**Work required**
Your answer must be every line of the data below that holds the string "WinoFusedArgs", copied exactly.

---- Supplied entries

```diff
diff --git a/treedetection_amd/csrc/wino_fused.hip b/treedetection_amd/csrc/wino_fused.hip
--- a/treedetection_amd/csrc/wino_fused.hip
+++ b/treedetection_amd/csrc/wino_fused.hip
@@ -28,15 +28,18 @@
     wf_static_for_impl(f, std::make_integer_sequence<int, N>{});
 }
 
-template <int NS, int KREP, int NWT, int VAR>
-__global__ __launch_bounds__(NWT * 128, 2) void wino43_fused_kernel(const WinoFusedArgs a) {
+template <int NS, int KC, int NWT, int VAR>
+__device__ __forceinline__ void wino43_fused_body(const WinoFusedArgs& a) {
     constexpr int AHEAD = NS - 1;
     constexpr int WF_BT = 16 * NWT, THREADS = 128 * NWT;
     constexpr int DROWS = THREADS / 8;
     constexpr int NU = WF_BN / DROWS;
     constexpr int NDMA = 1 + NU;
     constexpr int WF_STAGE = (WF_BT + WF_BN) * CHUNK_BYTES;
-    static_assert((NWT == 2 || NWT == 4) && (NS == 4 || NS == 8) && KREP >= 1 && NS * WF_STAGE <= 160 * 1024 && DROWS == WF_BT, "geometry");
+    constexpr int STEPS = KC < NS ? KC : NS;
+    constexpr int KREP = KC / STEPS;
+    static_assert((NWT == 2 || NWT == 4) && (NS == 2 || NS == 4 || NS == 8) && KC >= 2 && KC % STEPS == 0 && (6 * KC) % NS == 0 &&
+                      NS * WF_STAGE <= 160 * 1024 && DROWS == WF_BT, "geometry");
     __shared__ __attribute__((aligned(16))) char lds[NS * WF_STAGE];
 
     const int TH = (a.H + 3) >> 2, TW = (a.W + 3) >> 2;
@@ -56,7 +59,6 @@
     const int tid = threadIdx.x, lane = tid & 63;
     const int wave = __builtin_amdgcn_readfirstlane(tid >> 6);
     const int wt = wave & (NWT - 1), wc = wave / NWT;
-    constexpr int KC = NS * KREP;
 
     constexpr unsigned OOB = 0xfffffff0u;
     const unsigned row_bytes = (unsigned)a.C * 4u;
@@ -180,14 +182,15 @@
     auto ring_pass = [&](auto xc_c, auto fold_c) __attribute__((always_inline)) {
         constexpr int XC = decltype(xc_c)::value, SET = XC & 1, PXC = (XC + 5) % 6;
         constexpr bool FOLD = decltype(fold_c)::value;
-        wf_static_for<NS>([&](auto st_c) __attribute__((always_inline)) {
-            constexpr int ST = decltype(st_c)::value, NEXT = (ST + 1) % NS;
+        constexpr int ST0 = (XC * KC) % NS;
+        wf_static_for<STEPS>([&](auto k_c) __attribute__((always_inline)) {
+            constexpr int K = decltype(k_c)::value, ST = (ST0 + K) % NS, NEXT = (ST + 1) % NS;
             auto filler = [&](auto slot_c) __attribute__((always_inline)) {
-                if constexpr (FOLD && ST == 0) fold_s(std::integral_constant<int, PXC>{}, std::integral_constant<int, 1 - SET>{}, slot_c);
-                if constexpr (FOLD && ST == 1 && PXC == 5) fold_y(slot_c);
+                if constexpr (FOLD && K == 0) fold_s(std::integral_constant<int, PXC>{}, std::integral_constant<int, 1 - SET>{}, slot_c);
+                if constexpr (FOLD && K == 1 && PXC == 5) fold_y(slot_c);
             };
             if constexpr (!(VAR & 8)) issue(std::integral_constant<int, (ST + AHEAD) % NS>{});
-            read_frag(f1, st_c, pc1);
+            read_frag(f1, std::integral_constant<int, ST>{}, pc1);
             mma(f0, std::integral_constant<int, SET>{}, filler, std::integral_constant<int, 0>{});
             if constexpr (!(VAR & 8)) asm volatile("s_waitcnt vmcnt(%0)" ::"n"(NDMA * (AHEAD - 1)) : "memory");
             asm volatile("s_waitcnt lgkmcnt(0)" ::: "memory");
@@ -254,18 +257,30 @@
     }
 }
 
+template <int NS, int KC, int NWT, int VAR>
+__global__ __launch_bounds__(NWT * 128, 2) void wino43_fused_kernel(const WinoFusedArgs a) {
+    static_assert(KC >= NS, "a plane shorter than the ring is wino43_fused_short_kernel");
+    wino43_fused_body<NS, KC, NWT, VAR>(a);
+}
+
+template <int NS, int KC, int NWT, int VAR>
+__global__ __launch_bounds__(NWT * 128, 2) void wino43_fused_short_kernel(const WinoFusedArgs a) {
+    static_assert(KC < NS || NS == 2, "short planes only");
+    wino43_fused_body<NS, KC, NWT, VAR>(a);
+}
+
 }
 
 bool wino43_fused_ok(int B, int H, int W, int C, int N) {
     const long long T = (long long)B * ((H + 3) / 4) * ((W + 3) / 4);
-    return (C == 128 || C == 256 || C == 512) && N >= WF_BN && N % WF_BN == 0 && 36ull * (unsigned long long)T * C * 4 < 0xfffffff0ull - (1u << 20) &&
+    return (C == 64 || C == 128 || C == 256 || C == 512) && N >= WF_BN && N % WF_BN == 0 && 36ull * (unsigned long long)T * C * 4 < 0xfffffff0ull - (1u << 20) &&
            36ull * (unsigned long long)N * C * 4 < 0xfffffff0ull - (1u << 20) && (unsigned long long)B * H * W * N * 4 < 0xfffffff0ull - (1u << 20);
 }
 
 td_status wino43_fused_launch(const float* V, const float* U, int B, int H, int W, int C, int N, const float* scale, const float* bias,
                               int relu, float* y, const int* m_dyn, hipStream_t s) {
     TD_REQUIRE(V && U && y && B >= 1 && H >= 1 && W >= 1, "winograd F(4x4) fused contraction: bad arguments");
-    TD_REQUIRE(wino43_fused_ok(B, H, W, C, N), "winograd F(4x4) fused contraction: needs C = 128, 256 or 512, N %% 64 == 0 and planes below 4 GB (C %d, N %d)", C, N);
+    TD_REQUIRE(wino43_fused_ok(B, H, W, C, N), "winograd F(4x4) fused contraction: needs C = 64, 128, 256 or 512, N %% 64 == 0 and planes below 4 GB (C %d, N %d)", C, N);
     WinoFusedArgs a{};
     a.V = V; a.U = U; a.scale = scale; a.bias = bias; a.y = y; a.m_dyn = m_dyn;
     a.B = B; a.H = H; a.W = W; a.C = C; a.N = N; a.relu = relu;
@@ -276,38 +291,54 @@
         return n;
     }();
     const long long blocks64 = ((a.T + 63) / 64) * (N / WF_BN);
-    int nwt = (C == 512 || (blocks64 < num_cu && !m_dyn)) ? 2 : 4;
+    int nwt = (C == 512 || C == 64 || (blocks64 < num_cu && !m_dyn)) ? 2 : 4;
     if (const char* f = getenv("TD_WF_NWT")) {
         const int v = atoi(f);
         if ((v == 2 || v == 4) && !(v == 4 && C == 512)) nwt = v;
     }
     const long long blocks = ((a.T + 16 * nwt - 1) / (16 * nwt)) * (N / WF_BN);
     TD_REQUIRE(blocks < (1ll << 31), "winograd F(4x4) fused contraction: grid too large");
-#define TD_WF_LAUNCH(NSV, KREPV, NWTV, VARV) hipLaunchKernelGGL((wino43_fused_kernel<NSV, KREPV, NWTV, VARV>), dim3((unsigned)blocks), dim3(128 * NWTV), 0, s, a)
+#define TD_WF_LAUNCH(NSV, KCV, NWTV, VARV) hipLaunchKernelGGL((wino43_fused_kernel<NSV, KCV, NWTV, VARV>), dim3((unsigned)blocks), dim3(128 * NWTV), 0, s, a)
+#define TD_WF_LAUNCH_SHORT(NSV, KCV, NWTV, VARV) hipLaunchKernelGGL((wino43_fused_short_kernel<NSV, KCV, NWTV, VARV>), dim3((unsigned)blocks), dim3(128 * NWTV), 0, s, a)
 #if defined(TD_WF_DIAG)
     const int var = getenv("TD_WF_VAR") ? atoi(getenv("TD_WF_VAR")) : 0;
     if (var && C == 256 && nwt == 4) {
         switch (var) {
-            case 8: TD_WF_LAUNCH(8, 1, 4, 8); break;
-            case 16: TD_WF_LAUNCH(8, 1, 4, 16); break;
-            case 32: TD_WF_LAUNCH(8, 1, 4, 32); break;
-            case 40: TD_WF_LAUNCH(8, 1, 4, 40); break;
-            case 104: TD_WF_LAUNCH(8, 1, 4, 104); break;
-            default: TD_WF_LAUNCH(8, 1, 4, 0); break;
+            case 8: TD_WF_LAUNCH(8, 8, 4, 8); break;
+            case 16: TD_WF_LAUNCH(8, 8, 4, 16); break;
+            case 32: TD_WF_LAUNCH(8, 8, 4, 32); break;
+            case 40: TD_WF_LAUNCH(8, 8, 4, 40); break;
+            case 104: TD_WF_LAUNCH(8, 8, 4, 104); break;
+            default: TD_WF_LAUNCH(8, 8, 4, 0); break;
         }
         TD_KERNEL_CHECK();
         return TD_OK;
     }
+    if (var && C == 64 && nwt == 4) {
+        switch (var) {
+            case 2: TD_WF_LAUNCH_SHORT(2, 2, 4, 0); break;
+            case 8: TD_WF_LAUNCH_SHORT(4, 2, 4, 8); break;
+            case 16: TD_WF_LAUNCH_SHORT(4, 2, 4, 16); break;
+            case 40: TD_WF_LAUNCH_SHORT(4, 2, 4, 40); break;
+            case 104: TD_WF_LAUNCH_SHORT(4, 2, 4, 104); break;
+            default: TD_WF_LAUNCH_SHORT(4, 2, 4, 0); break;
+        }
+        TD_KERNEL_CHECK();
+        return TD_OK;
+    }
 #endif
     if (nwt == 4) {
-        if (C == 256) TD_WF_LAUNCH(8, 1, 4, 0);
-        else TD_WF_LAUNCH(4, 1, 4, 0);
+        if (C == 256) TD_WF_LAUNCH(8, 8, 4, 0);
+        else if (C == 128) TD_WF_LAUNCH(4, 4, 4, 0);
+        else TD_WF_LAUNCH_SHORT(4, 2, 4, 0);
     } else {
-        if (C == 512) TD_WF_LAUNCH(4, 4, 2, 0);
-        else if (C == 256) TD_WF_LAUNCH(4, 2, 2, 0);
-        else TD_WF_LAUNCH(4, 1, 2, 0);
+        if (C == 512) TD_WF_LAUNCH(4, 16, 2, 0);
+        else if (C == 256) TD_WF_LAUNCH(4, 8, 2, 0);
+        else if (C == 128) TD_WF_LAUNCH(4, 4, 2, 0);
+        else TD_WF_LAUNCH_SHORT(4, 2, 2, 0);
     }
 #undef TD_WF_LAUNCH
+#undef TD_WF_LAUNCH_SHORT
     TD_KERNEL_CHECK();
     return TD_OK;
 }
```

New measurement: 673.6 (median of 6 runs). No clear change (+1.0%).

--------

**Solution for this exercise**
-__global__ __launch_bounds__(NWT * 128, 2) void wino43_fused_kernel(const WinoFusedArgs a) {
+__device__ __forceinline__ void wino43_fused_body(const WinoFusedArgs& a) {
+__global__ __launch_bounds__(NWT * 128, 2) void wino43_fused_kernel(const WinoFusedArgs a) {
+__global__ __launch_bounds__(NWT * 128, 2) void wino43_fused_short_kernel(const WinoFusedArgs a) {
     WinoFusedArgs a{};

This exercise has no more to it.